Academic system at Hanken
The ECTS credit system
The ECTS (European Community Course Credit Transfer) system applies to all exchange students coming to Hanken, for the benefit of the students, regardless of whether they come from EU/EEA countries or not. The ECTS system was developed by the commission of the European Community in order to provide common procedures to guarantee academic recognition of studies abroad. It provides a way of measuring and comparing learning achievements and transferring them from one institution to another.
The ECTS system is based on the principle of mutual trust and confidence between the participating institutions. The few rules of ECTS, concerning Information (on courses available), Agreement (between the home and host institutions) and the Use of Credits (to indicate student workload) are set out to reinforce this mutual trust and confidence describing its courses in terms of content and in terms of number of credits each course is worth.
ECTS credits are values allocated to course units to describe the student workload required to complete them. They reflect the quantity of work each course requires in relation to the total quantity of work necessary to complete a full year of academic study at the institution. Student workload refers to the time spent at lectures, practical training, seminars, independent study and examinations or other assessment activities. ECTS credits express a relative value.
In ECTS, 60 credits normally represent the workload of an academic year of study, 30 credits that of a semester and 20 credits that of a trimester (in a three term system).
At Hanken "credit points" correspond to ECTS credits. A full year study of 60 credit points corresponds to 60 ECTS and a semester of 30 credit points corresponds to 30 ECTS.NB! Credits are awarded only when a course unit is successfully completed and the assessment requirement for each part of the course is satisfied.
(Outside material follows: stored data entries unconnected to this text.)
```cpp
template <typename T>
static int host_alloc(cw_engine *e, T **out, size_t count)
{
    void *p = nullptr, *d = nullptr;
    size_t bytes = count * sizeof(T);
    if (bytes == 0) bytes = 16;
    HIP_TRY(hipHostMalloc(&p, bytes, hipHostMallocCoherent));
    e->host_allocs.push_back(p);
    memset(p, 0, bytes);
    HIP_TRY(hipHostGetDevicePointer(&d, p, 0));
    if (d != p) return fail(CW_ERR_HIP, "cw_create: mapped host memory has a different device address (no unified addressing)");
    *out = (T *)p;
    return CW_OK;
}

static void prof_free(cw_engine *e)
{
    for (hipEvent_t ev : e->prof_ev) (void)hipEventDestroy(ev);
    e->prof_ev.clear();
    e->prof_cap = e->prof_n = 0;
}

static int timed_render_stats(cw_engine *e, double *median, double *p90, double *mean = nullptr)
{
    enum { LAUNCHES = 24, SKIP = 4 };
    hipEvent_t evs[2 * LAUNCHES] = {};
    bool ok = true;
    for (hipEvent_t &ev : evs) ok = ok && hipEventCreate(&ev) == hipSuccess;
    for (int rep = 0; rep < LAUNCHES && ok; rep++)
        ok = hipEventRecord(evs[2 * rep], e->aux) == hipSuccess && cwk_launch_sweep_calib(&e->P, &e->tune, e->aux) == hipSuccess &&
             hipEventRecord(evs[2 * rep + 1], e->aux) == hipSuccess && cwk_launch_idle(e->aux) == hipSuccess;
    ok = ok && hipStreamSynchronize(e->aux) == hipSuccess;
    float ms[LAUNCHES];
    for (int rep = 0; rep < LAUNCHES && ok; rep++) ok = hipEventElapsedTime(&ms[rep], evs[2 * rep], evs[2 * rep + 1]) == hipSuccess;
    for (hipEvent_t &ev : evs) if (ev) (void)hipEventDestroy(ev);
    if (!ok) return fail(CW_ERR_HIP, "cw_create: render calibration failed");
    std::sort(ms + SKIP, ms + LAUNCHES);
    const int n = LAUNCHES - SKIP;
    *median = ms[SKIP + n / 2];
    *p90 = ms[SKIP + (9 * n) / 10 - 1];
    if (mean) { double acc = 0; for (int i = SKIP; i < LAUNCHES; i++) acc += ms[i]; *mean = acc / n; }
    return CW_OK;
}

static double sweep_period_ns(const cw_engine *e, double tb_per_s) { return (double)e->sweep_waves * 4096.0 / (tb_per_s * 1e12) * 1e9; }
static void set_sweep_rate(cw_engine *e, double tb_per_s)
{
    cwh_sweep_periods(tb_per_s, e->sweep_waves, e->head_notch, e->busy_notch, &e->tune.period16, &e->tune.period16_head, &e->tune.period16_busy);
}

static int calibrate_sweep(cw_engine *e)
{
    CwTuning &tn = e->tune;
    int n_chunks = 1, jobs_per_wave = 1;
    cwk_sweep_shape(&e->P, &tn, &n_chunks, &e->sweep_waves, &jobs_per_wave);
    e->sweep_jobs = (double)n_chunks * jobs_per_wave;
    if (e->tune_period_ns >= 0) {
        const double ns = e->tune_period_ns;
        set_sweep_rate(e, ns > 0 ? (double)e->sweep_waves * 4096.0 / (ns * 1e-9) * 1e-12 : 0.0);
        if (ns > 0) tn.period16 = (int)(ns * 1.6 + 0.5);
        return CW_OK;
    }
    set_sweep_rate(e, 7.0);
    if (e->host_actions) { set_sweep_rate(e, 0); return CW_OK; }
    if (e->obs_mode != CW_OBS_PIXELS_FULL || (double)e->n * e->P.frame_bytes < (double)(64ll << 20)) return CW_OK;
    static const double rates[] = {7.7, 7.4, 7.2, 7.0, 6.8, 6.6, 0.0};
    char log[1024] = "";
    size_t len = 0;
    int rc = CW_OK;
    double best_p90 = 0, med = 0, p90 = 0, mean = 0;
    rc = timed_render_stats(e, &med, &p90);
    set_sweep_rate(e, 6.4);
    if (rc == CW_OK) rc = timed_render_stats(e, &med, &p90);
    e->sweep_beside_ms = med - e->sweep_jobs * sweep_period_ns(e, 6.4) * 1e-6;
    if (e->tune_rate_tbs >= 0) e->sweep_rate = e->tune_rate_tbs;
    for (size_t i = 0; i < sizeof(rates) / sizeof(rates[0]) && rc == CW_OK && e->tune_rate_tbs < 0; i++) {
        set_sweep_rate(e, rates[i]);
        rc = timed_render_stats(e, &med, &p90, &mean);
        if (len < sizeof(log) - 56) len += (size_t)snprintf(log + len, sizeof(log) - len, " %.1f TB/s (%.0f ns): %.4f/%.4f/%.4f |", rates[i], tn.period16 / 1.6, med, p90, mean);
        if (rc == CW_OK && (best_p90 == 0 || p90 < 0.995 * best_p90)) { best_p90 = p90; e->sweep_rate = rates[i]; }
    }
    set_sweep_rate(e, e->sweep_rate);
    cwh_guard_init(&e->guard, e->sweep_rate);
    e->guard_on = rc == CW_OK && e->sweep_rate > 0 && e->auto_reset && e->tune_guard;
    if (e->guard_on)
        for (auto &smp : e->guard_ring)
            for (hipEvent_t &ev : smp.ev)
                if (hipEventCreate(&ev) != hipSuccess) e->guard_on = false;
    if (e->verbose)
        fprintf(stderr, "[craftingworld] sweep clock, ms per sweep (median/90th percentile/mean of 20; 0.0 TB/s = unclocked):%s -> %s%.0f ns\n", log,
                tn.period16 ? "" : "unclocked, ", tn.period16 / 1.6);
    return rc;
}

enum { CW_GUARD_EVERY = 64 };
static hipEvent_t *sweep_guard_tick(cw_engine *e, hipStream_t st)
{
    if (++e->guard_step % CW_GUARD_EVERY) return nullptr;
    while (e->guard_tail != e->guard_head && hipEventQuery(e->guard_ring[e->guard_tail % cw_engine::GUARD_RING].ev[5]) == hipSuccess) {
        cw_engine::GuardSample &smp = e->guard_ring[e->guard_tail++ % cw_engine::GUARD_RING];
        float ms = 0.f;
        if (hipEventElapsedTime(&ms, smp.ev[4], smp.ev[5]) != hipSuccess || ms <= 0.f || smp.period16 != e->tune.period16) continue;
        const double scheduled = cwh_guard_scheduled_ms(e->sweep_jobs, e->tune.period16, e->tune.period16_busy, e->sweep_beside_ms);
        const double rate_before = e->guard.rate, prev_mean = e->guard.prev_mean;
        const int recovering = e->guard.recovering;
        const int action = cwh_guard_step(&e->guard, ms, scheduled);
        if (e->guard.rate != rate_before) set_sweep_rate(e, e->guard.rate);
        if (e->verbose && action != CWH_GUARD_NONE) {
            static const char *what[] = {"", "three samples in a row late: a notch down", "trying a notch up", "the trial pays: kept", "the trial does not pay: undone"};
            fprintf(stderr, "[craftingworld] sweep clock: %s%s -- %.4f ms against %.4f scheduled (mean at the rate left %.4f): %.1f -> %.1f TB/s (%.0f ns)\n", what[action],
                    recovering ? " (on the way back to the best rate known)" : "", ms, scheduled, prev_mean, rate_before, e->guard.rate, e->tune.period16 / 1.6);
        }
    }
    if (e->guard_head - e->guard_tail >= (unsigned)cw_engine::GUARD_RING) return nullptr;
    cw_engine::GuardSample &slot = e->guard_ring[e->guard_head++ % cw_engine::GUARD_RING];
    slot.period16 = e->tune.period16;
    return slot.ev;
}

static void read_tuning(cw_engine *e)
{
    CwTuning &tn = e->tune;
    cwh_tuning t{};
    t.render_chunk_rounds = tn.render_chunk_rounds;
// ... 394 lines not shown
    if (!e->has_reset) return fail(CW_ERR_STATE, "cw_sample_state_masked called before cw_reset");
    DeviceGuard guard(e->device);
    if (!guard.ok) return fail(CW_ERR_HIP, "hipSetDevice(%d) failed", e->device);
    PARK(e);
    const int rc = rewind_streams(e, (hipStream_t)stream, "cw_sample_state_masked");
    if (rc != CW_OK) return rc;
    if (stream_capturing((hipStream_t)stream)) e->captured = true; else note_work(e, (hipStream_t)stream);
    HIP_TRY(cwk_launch_sample_state_masked(&e->P, &e->tune, mask, pooled != 0, out_cells, (hipStream_t)stream));
    if (e->res && hipEventRecord(e->last_work, (hipStream_t)stream) == hipSuccess) e->last_work_set = true;
    return CW_OK;
}

int cw_step(cw_engine *e, const void *actions, int action_dtype, cw_stream_t stream)
{
    if (!e || !actions) return fail(CW_ERR_INVALID, "cw_step: null argument");
    if (action_dtype < CW_ACT_I32 || action_dtype > CW_ACT_U8) return fail(CW_ERR_INVALID, "cw_step: bad action dtype %d", action_dtype);
    if (!e->has_reset) return fail(CW_ERR_STATE, "cw_step called before cw_reset");
    DeviceGuard guard(e->device);
    if (!guard.ok) return fail(CW_ERR_HIP, "hipSetDevice(%d) failed", e->device);
    PARK(e);
    const bool capturing = e->in_step_many ? e->capturing_now : stream_capturing((hipStream_t)stream);
    if (capturing) e->captured = true;
    else if (e->n_work != 1 || e->work[0] != (hipStream_t)stream) note_work(e, (hipStream_t)stream);
    hipEvent_t *ev = (e->prof_n < e->prof_cap) ? &e->prof_ev[(size_t)e->prof_n * 6] : nullptr;
    const bool profiled = ev != nullptr;
    if (e->guard_on && !ev && !capturing) ev = sweep_guard_tick(e, (hipStream_t)stream);
    if (capturing && e->P.lookahead && !e->la_refill_all && e->la_steps + 1 < e->la_period && !e->in_step_many) e->la_steps = e->la_period;
    if (e->P.lookahead && (e->la_refill_all || ++e->la_steps >= e->la_period)) {
        if (e->la_feedback && !capturing) la_adapt(e);
        HIP_TRY(cwk_launch_refill(&e->P, &e->tune, e->la_refill_all ? 1 : 0, (hipStream_t)stream));
        e->la_refill_all = false;
        e->la_steps = 0;
    }
    HIP_TRY(cwk_launch_step(&e->P, &e->tune, actions, action_dtype, e->obs_mode, e->auto_reset, (hipStream_t)stream, ev));
    if (profiled) e->prof_n++;
    if (e->res && hipEventRecord(e->last_work, (hipStream_t)stream) == hipSuccess) e->last_work_set = true;
    return CW_OK;
}

int cw_step_many(cw_engine *e, const void *actions, int action_dtype, int32_t n_steps, cw_stream_t stream)
{
    if (!e || !actions) return fail(CW_ERR_INVALID, "cw_step_many: null argument");
    if (n_steps < 1) return fail(CW_ERR_INVALID, "cw_step_many: n_steps must be >= 1");
    if (action_dtype < CW_ACT_I32 || action_dtype > CW_ACT_U8) return fail(CW_ERR_INVALID, "cw_step_many: bad action dtype %d", action_dtype);
    e->capturing_now = stream_capturing((hipStream_t)stream);
    if (e->P.lookahead && e->capturing_now) e->la_steps = e->la_period;
    const size_t row = (size_t)e->n * (action_dtype == CW_ACT_I32 ? 4 : action_dtype == CW_ACT_I64 ? 8 : 1);
    e->in_step_many = true;
    int rc = CW_OK;
    for (int32_t t = 0; t < n_steps && rc == CW_OK; t++) rc = cw_step(e, (const unsigned char *)actions + (size_t)t * row, action_dtype, stream);
    e->in_step_many = false;
    return rc;
}

int cw_step_resident(cw_engine *e, int32_t action, int32_t want_onehot)
{
    if (!e) return fail(CW_ERR_INVALID, "cw_step_resident: null engine");
    if (!e->res) return fail(CW_ERR_INVALID, "cw_step_resident needs num_envs == 1, host_outputs, auto_reset == 0 and obs_mode state or pixels_dirty");
    if (!e->has_reset) return fail(CW_ERR_STATE, "cw_step_resident called before cw_reset");
    if (action < 0 || action > 127) return fail(CW_ERR_INVALID, "cw_step_resident: action %d outside 0..127", action);
    if (want_onehot && !e->P.res_onehot) return fail(CW_ERR_INVALID, "cw_step_resident: no host one-hot buffer on this engine");
    CwResident *R = e->res;
    const uint32_t seq = (++e->res_seq) & 0xFFFFFFu;
    __atomic_store_n(&R->bell, (unsigned long long)((seq << 8) | (want_onehot ? 0x80u : 0u) | (uint32_t)action), __ATOMIC_RELEASE);
    struct timespec t0;
    clock_gettime(CLOCK_MONOTONIC, &t0);
    for (unsigned spins = 0;; spins++) {
// ... 556 lines not shown
```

Credit transfer under ECTS
The course design often combines lectures and written and oral assignments presented by students in group or individually. A course may include term papers of various length. Usually there is a final, written examination at the end of the period and/or mid term-exams. Students are expected to participate actively in the courses and must have the ability and willingness to communicate in English. For information on the outline of a course, please see the course home page for the standard information. A detailed course plan (syllabus) of a course and session information etc. are found in the Moodle satudy tool. The detailed syllabus of the previous academic year gives indicative information on the course until the corresponding detailed information for the coming semester will be available close to semester start or start of the teaching period.
Full-time studies during an academic year amount to 1600 hours and 60 local credit points, which corresponds to 60 ECTS. and full-time work load for a semester is approximately 30 ECTS. Courses amount to 6 or 8 credits, as a rule, that makes 4-5 courses per semester.
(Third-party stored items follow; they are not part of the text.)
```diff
diff --git a/cnn_lstm_ctc_ocr_amd/csrc/lstm.hip b/cnn_lstm_ctc_ocr_amd/csrc/lstm.hip
--- a/cnn_lstm_ctc_ocr_amd/csrc/lstm.hip
+++ b/cnn_lstm_ctc_ocr_amd/csrc/lstm.hip
@@ -47,13 +47,13 @@
             st4(c_state + st, c);
             st4(h_out + st, h);
             st4(out + ((int64_t)t * B + b) * 2 * H + dir * H + uu, h);
-            st4(hprev_t + tb * H + uu, ph[q]);
+            if (hprev_t) st4(hprev_t + tb * H + uu, ph[q]);
             st4(cprev_t + tb * H + uu, pc[q]);
             st4(a + 0 * H, ai); st4(a + 1 * H, aj); st4(a + 2 * H, af); st4(a + 3 * H, ao);
         } else {
             const float z[4] = {0.f, 0.f, 0.f, 0.f};
             st4(h_out + st, ph[q]);
-            st4(hprev_t + tb * H + uu, z);
+            if (hprev_t) st4(hprev_t + tb * H + uu, z);
             st4(cprev_t + tb * H + uu, z);
             st4(a + 0 * H, z); st4(a + 1 * H, z); st4(a + 2 * H, z); st4(a + 3 * H, z);
         }
diff --git a/cnn_lstm_ctc_ocr_amd/csrc/lstm_persistent.hip b/cnn_lstm_ctc_ocr_amd/csrc/lstm_persistent.hip
--- a/cnn_lstm_ctc_ocr_amd/csrc/lstm_persistent.hip
+++ b/cnn_lstm_ctc_ocr_amd/csrc/lstm_persistent.hip
@@ -357,7 +357,7 @@
             for (int e = 0; e < 4; ++e) ov[e] = valid ? hn[e] : 0.f;
             st4(out + ((int64_t)t * B + b0 + er) * 2 * H + dir * H + u0 + eu, ov);
         }
-        st4(hprev_t + tb * H + u0 + eu, hp);
+        if (hprev_t) st4(hprev_t + tb * H + u0 + eu, hp);
         st4(cprev_t + tb * H + u0 + eu, cp);
 #pragma unroll
         for (int k = 0; k < 4; ++k) st4(acts_t + tb * G4 + k * H + u0 + eu, a4[k]);
@@ -519,7 +519,8 @@
 
         __builtin_nontemporal_store(valid ? pack2(hn[0], hn[1]) : 0u,
                                     reinterpret_cast<unsigned*>(out + ((int64_t)t * B + b0 + er) * 2 * H + dir * H + u0 + eu));
-        __builtin_nontemporal_store(pack2(hp[0], hp[1]), reinterpret_cast<unsigned*>(hprev_t + tb * H + u0 + eu));
+        if (hprev_t)
+            __builtin_nontemporal_store(pack2(hp[0], hp[1]), reinterpret_cast<unsigned*>(hprev_t + tb * H + u0 + eu));
         __builtin_nontemporal_store(f32x2_t{cp[0], cp[1]}, reinterpret_cast<f32x2_t*>(cprev_t + tb * H + u0 + eu));
 #pragma unroll
         for (int k = 0; k < 4; ++k)
diff --git a/cnn_lstm_ctc_ocr_amd/kernels.py b/cnn_lstm_ctc_ocr_amd/kernels.py
--- a/cnn_lstm_ctc_ocr_amd/kernels.py
+++ b/cnn_lstm_ctc_ocr_amd/kernels.py
@@ -495,10 +495,12 @@
     return _PERSISTENT[key]
 
 
-def lstm_fwd(gx, whT, seq_len, T, B, H, dtype, save=True):
+def lstm_fwd(gx, whT, seq_len, T, B, H, dtype, save=True, save_hprev=True):
     _chk(gx, whT, seq_len)
     if gx.dtype != dtype or whT.dtype != dtype:
         raise TypeError(f"lstm_fwd: gx and whT must be {dtype} (got {gx.dtype}, {whT.dtype})")
+    if not save_hprev and dtype != torch.bfloat16:
+        raise ValueError("lstm_fwd: save_hprev=False is the bf16 path's (the fp32 BPTT route reads hprev)")
     dev = gx.device
     if dtype == torch.float32 and lstm_f32_persistent_ok(B, H):
         out = torch.empty(T, B, 2 * H, dtype=dtype, device=dev)
@@ -516,7 +518,7 @@
         return out, hprev, cprev, acts
     if lstm_persistent_ok(B, H, dtype):
         out = torch.empty(T, B, 2 * H, dtype=dtype, device=dev)
-        hprev = torch.empty(T, B, 2, H, dtype=dtype, device=dev)
+        hprev = torch.empty(T, B, 2, H, dtype=dtype, device=dev) if save_hprev else None
         cprev = torch.empty(T, B, 2, H, dtype=torch.float32, device=dev)
         acts = torch.empty(T, B, 2, 4 * H, dtype=dtype, device=dev)
         nb = _lib.lib().ocrk_lstm_fwd_persistent_workspace_size(B, H)
@@ -528,7 +530,7 @@
     h_state = torch.zeros(2, 2, B, H, dtype=dtype, device=dev)
     c_state = torch.zeros(2, B, H, dtype=torch.float32, device=dev)
     out = torch.zeros(T, B, 2 * H, dtype=dtype, device=dev)
-    hprev = torch.empty(T, B, 2, H, dtype=dtype, device=dev)
+    hprev = torch.empty(T, B, 2, H, dtype=dtype, device=dev) if save_hprev else None
     cprev = torch.empty(T, B, 2, H, dtype=torch.float32, device=dev)
     acts = torch.empty(T, B, 2, 4 * H, dtype=dtype, device=dev)
     call("ocrk_lstm_fwd", ptr(gx), ptr(whT), ptr(h_state), ptr(c_state), ptr(seq_len), T, B, H, ptr(out),
@@ -556,6 +558,31 @@
          ptr(hprev), ptr(cprev), ptr(acts), ptr(lstm_error_word(dev)), ptr(persistent_flags("lstm_fwd_x", B, H, dev)),
          ptr(ws), nb, _stream(x))
     return out, hprev, cprev, acts
+
+
+def lstm_wgrad_ok(n_in, H, dtype):
+    return dtype == torch.bfloat16 and n_in % 256 == 0 and H % 256 == 0
+
+
+def lstm_wgrad(x, h, dG, dW, T, B, H, shift_rows, splits=1, accumulate=True, n_in=None):
+    _chk(x, h, dG, dW)
+    n_in = x.shape[-1] if x is not None else n_in
+    R, N = T * B, 4 * H
+    M = n_in + H if x is not None else H
+    if (x is not None and x.numel() != R * n_in) or h.numel() != R * 2 * H or dG.numel() != R * 2 * N or \
+            dW.numel() != 2 * (n_in + H) * N:
+        raise ValueError("lstm_wgrad: operand sizes do not match T, B, H")
+    if any(t.dtype != torch.bfloat16 for t in (x, h, dG) if t is not None) or dW.dtype != torch.float32:
+        raise TypeError("lstm_wgrad: bf16 operands and an f32 gradient")
+    kc = -(-(-(-R // splits)) // 32) * 32 if splits > 1 else R
+    splits = -(-R // kc) if splits > 1 else 1
+    nb = _lib.lib().ocrk_gemm_workspace_size(M, N, 2, splits) if splits > 1 else 0
+    ws = _ws(nb, h.device) if nb else None
+    as_gemm = (1, 0, M, N, R, 1.0, ptr(x), n_in, 0, ptr(dG), 2 * N, N, ptr(dW), N, (n_in + H) * N, F32, None, 0,
+               int(accumulate), 2, BF16, splits, ptr(ws), nb, _stream(h))
+    call("ocrk_lstm_wgrad", ptr(x), n_in, ptr(h), 2 * H, int(shift_rows), ptr(dG), T, B, H, ptr(dW),
+         int(accumulate), splits, ptr(ws), nb, _stream(h), probe_as=("ocrk_gemm", as_gemm))
+    return dW
 
 
 def lstm_bwd(wh, seq_len, dout, cprev, acts, T, B, H, dbias=None, defer=None):
diff --git a/cnn_lstm_ctc_ocr_amd/model.py b/cnn_lstm_ctc_ocr_amd/model.py
--- a/cnn_lstm_ctc_ocr_amd/model.py
+++ b/cnn_lstm_ctc_ocr_amd/model.py
@@ -294,14 +294,19 @@
         H = store.cfg.rnn_sizes[layer - 1]
         wxT, _wx, whT, _wh, bias = store.lstm_images(layer, dt)
         gx = K.gemm(x.view(T * B, n_in), wxT, trans_b=True, bias=bias, out_dtype=dt)
-        out, hprev, cprev, acts = K.lstm_fwd(gx, whT, seq_len, T, B, H, dt, save=any(ctx.needs_input_grad))
-        ctx.store, ctx.layer, ctx.H = store, layer, H
-        ctx.save_for_backward(x, seq_len, hprev, cprev, acts)
+        pre = f"rnn/bdrnn{layer}"
+        gf, gb = store.grads[f"{pre}/fw/lstm_cell/kernel"], store.grads[f"{pre}/bw/lstm_cell/kernel"]
+        adjacent = gb.data_ptr() == gf.data_ptr() + 4 * gf.numel()
+        wgrad = options.get("LSTM_WGRAD") if adjacent and K.lstm_wgrad_ok(n_in, H, dt) else 0
+        out, hprev, cprev, acts = K.lstm_fwd(gx, whT, seq_len, T, B, H, dt, save=any(ctx.needs_input_grad),
+                                             save_hprev=wgrad not in (1, 2))
+        ctx.store, ctx.layer, ctx.H, ctx.wgrad = store, layer, H, wgrad
+        ctx.save_for_backward(x, seq_len, out if wgrad in (1, 2) else hprev, cprev, acts)
         return out
 
     @staticmethod
     def backward(ctx, dout):
-        store, layer, H = ctx.store, ctx.layer, ctx.H
+        store, layer, H, wgrad = ctx.store, ctx.layer, ctx.H, ctx.wgrad
         x, seq_len, hprev, cprev, acts = ctx.saved_tensors
         dt = store.cfg.dtype
         T, B, n_in = x.shape
@@ -314,15 +319,39 @@
         R = T * B
         dx = None
         pre = f"rnn/bdrnn{layer}"
-        with side_work(store, x, hprev, dG):
-            gf, gb = store.grads[f"{pre}/fw/lstm_cell/kernel"], store.grads[f"{pre}/bw/lstm_cell/kernel"]
-            sk = gf.numel()
+        gf, gb = store.grads[f"{pre}/fw/lstm_cell/kernel"], store.grads[f"{pre}/bw/lstm_cell/kernel"]
+        sk = gf.numel()
+        shift = B if wgrad in (1, 2) else 0
+        dW = gf.as_strided((2, n_in + H, G4), (sk, G4, 1)) if wgrad else None
+
+        def fused():
+            K.lstm_wgrad(x, hprev, dG, dW, T, B, H, shift,
+                         splits=_splits(n_in + H, G4, R, batch=2, items=_tn_items(layer, fused=True)))
+
+        if wgrad in (2, 3) and layer > 1 and options.get("LSTM_WGRAD_LATE"):
+            store.conv_late.append((fused, (x, hprev, dG)))
+            late = True
+        else:
+            late = False
+        with contextlib.nullcontext() if late else side_work(store, x, hprev, dG, *_conv_late_tensors(store)):
+            if not late:
+                _conv_late_run(store)
             if dt == torch.float32 and not K.f32_mode_exact():
                 (xh, xl), (hh, hl), (gh, gl) = K.split_bf16(x), K.split_bf16(hprev), K.split_bf16(dG)
                 passes = [(xh, hh, gh), (xh, hh, gl), (xl, hl, gh)]
             else:
                 passes = [(x, hprev, dG)]
-            if gb.data_ptr() == gf.data_ptr() + 4 * sk:
+            if late:
+                pass
+            elif wgrad in (2, 3):
+                fused()
+            elif wgrad == 1:
+                K.lstm_wgrad(None, hprev, dG, dW, T, B, H, shift, n_in=n_in,
+                             splits=_splits(H, G4, R, batch=2, items=_tn_items(layer)))
+                K.gemm(x, dG.view(R, 2 * G4), trans_a=True, out=gf, accumulate=True, M=n_in, N=G4, K=R,
+                       lda=n_in, ldb=2 * G4, ldc=G4, batch=2, stride_a=0, stride_b=G4, stride_c=sk,
+                       splits=_splits(n_in, G4, R, batch=2, items=_tn_items(layer)))
+            elif gb.data_ptr() == gf.data_ptr() + 4 * sk:
                 for _xa, ha, ga in passes:
                     K.gemm(ha.view(R, 2 * H), ga.view(R, 2 * G4), trans_a=True, out=gf[n_in:], accumulate=True,
                            M=H, N=G4, K=R, lda=2 * H, ldb=2 * G4, ldc=G4, batch=2, stride_a=H, stride_b=G4,
@@ -416,9 +445,9 @@
 
 
 
-def _tn_items(layer):
+def _tn_items(layer, fused=False):
     if layer == 1:
-        return options.get("TN_ITEMS_L1")
+        return options.get("TN_ITEMS_L1_FUSED" if fused else "TN_ITEMS_L1")
     return options.get("TN_ITEMS")
 
 
diff --git a/cnn_lstm_ctc_ocr_amd/options.py b/cnn_lstm_ctc_ocr_amd/options.py
--- a/cnn_lstm_ctc_ocr_amd/options.py
+++ b/cnn_lstm_ctc_ocr_amd/options.py
@@ -11,8 +11,11 @@
     "POOLED_BN": 1,
     "CONV1_FUSED": 1,
     "CONV12_BWD": 1,
+    "LSTM_WGRAD": 1,
+    "LSTM_WGRAD_LATE": 1,
     "TN_ITEMS": 256,
     "TN_ITEMS_L1": 160,
+    "TN_ITEMS_L1_FUSED": 192,
 }
 KERNEL_OPTIONS = ("CONV_DIRECT", "CONV_ROWS", "CONV_ROWS_WIDE", "CONV_WGRAD_BLOCKS", "LSTM_SPIN_LIMIT",
                   "PERSIST_LATE", "LSTM_BWD_R16", "CTC_LDS",
diff --git a/include/ocrk.h b/include/ocrk.h
--- a/include/ocrk.h
+++ b/include/ocrk.h
@@ -232,6 +232,9 @@
               int64_t stride_a, const void* B, int64_t ldb, int64_t stride_b, void* C, int64_t ldc,
               int64_t stride_c, int c_dtype, const float* bias, int relu, int accumulate, int batch,
               int dtype, int splits, void* ws, size_t ws_bytes, void* stream);
+int ocrk_lstm_wgrad(const void* x, int n_in, const void* h, int64_t ld_h, int shift_rows, const void* dG,
+                    int T, int B, int H, float* dW, int accumulate, int splits, void* ws, size_t ws_bytes,
+                    void* stream);
 
 int ocrk_adam(float* p, const float* g, float* m, float* v, int64_t n, float lr_t, float beta1,
               float beta2, float eps, float grad_scale, void* stream);
```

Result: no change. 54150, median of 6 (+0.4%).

Assessment is based on work in class, on individual and group work, on mid-term exams and usually on a final written exam. Sometimes a course includes an introductory exam immediately at course start. There will be a notice in the handbook course description in case there is an introductory exam. The date(s) of the introductory exam will be in the exam list or be during the firts introductory session, please check for this. If there is an introductory exam, feel free to contact the International office prior to arrival regarding any registration for the exam.
The student's course work is continuously assessed on the basis of the total work in class, individual and group work, and the examination(s). If there is no final written examination for a course, the assessment is based solely on the total work throughout the curse.
The grading scale is a numerical scale from 50-100 % where 49 is a Fail. It corresponds to a verbal scale of Excellent (E), Very Good (VG), Good (G), Satisfactory (S), and Sufficient (SU). "Fail" is not a grade, and only fully completed courses (all parts passed with minimum points for each part) will appear on the transcript of records. The grading system does not include the use of the ECTS relative grade distribution and the student's position in a course.
There are pre-scheduled final exam dates at the end of the period/term for the majority of the course. All the the official pre-scheduled exam dates are found on the home page of each course. The system at Hanken offers the students alternative dates, i.e. a student may choose either or of the pre-scheduled exam dates given on a course home page. The re-take exam date may be used to improve the result and there is no penalty for failing the firts exam. Exchange students may not, out of practical reasons, have other options than the first exam date, because they leave before Christmas, for example. The second alternative dte may help in completing all course work before departure.
A student may not need to take the final pre-scheduled exam, as the course may be completed through continuous work and mid term exams. Some courses, as mentioned, do not have with a final written exam
If needed, students staying/coming for the spring semester are expected to stay for the re-take exams in the beginning of the summer. In other words, exchange students have optional dates for passing all courses before they leave, and these should be used. In exceptional cases Hanken allows a student to take an exam at the home university after return home, provided it is at the same date and same time as at Hanken (time zones limit the possibility). The home university decides whteher they allow their student to sit an exam at home and to arrange it. Such arrangements must be checked well in advance with the coordinators at both the home university and at Hanken.
For details on examinations and rules, read the Exam Regulations carefully.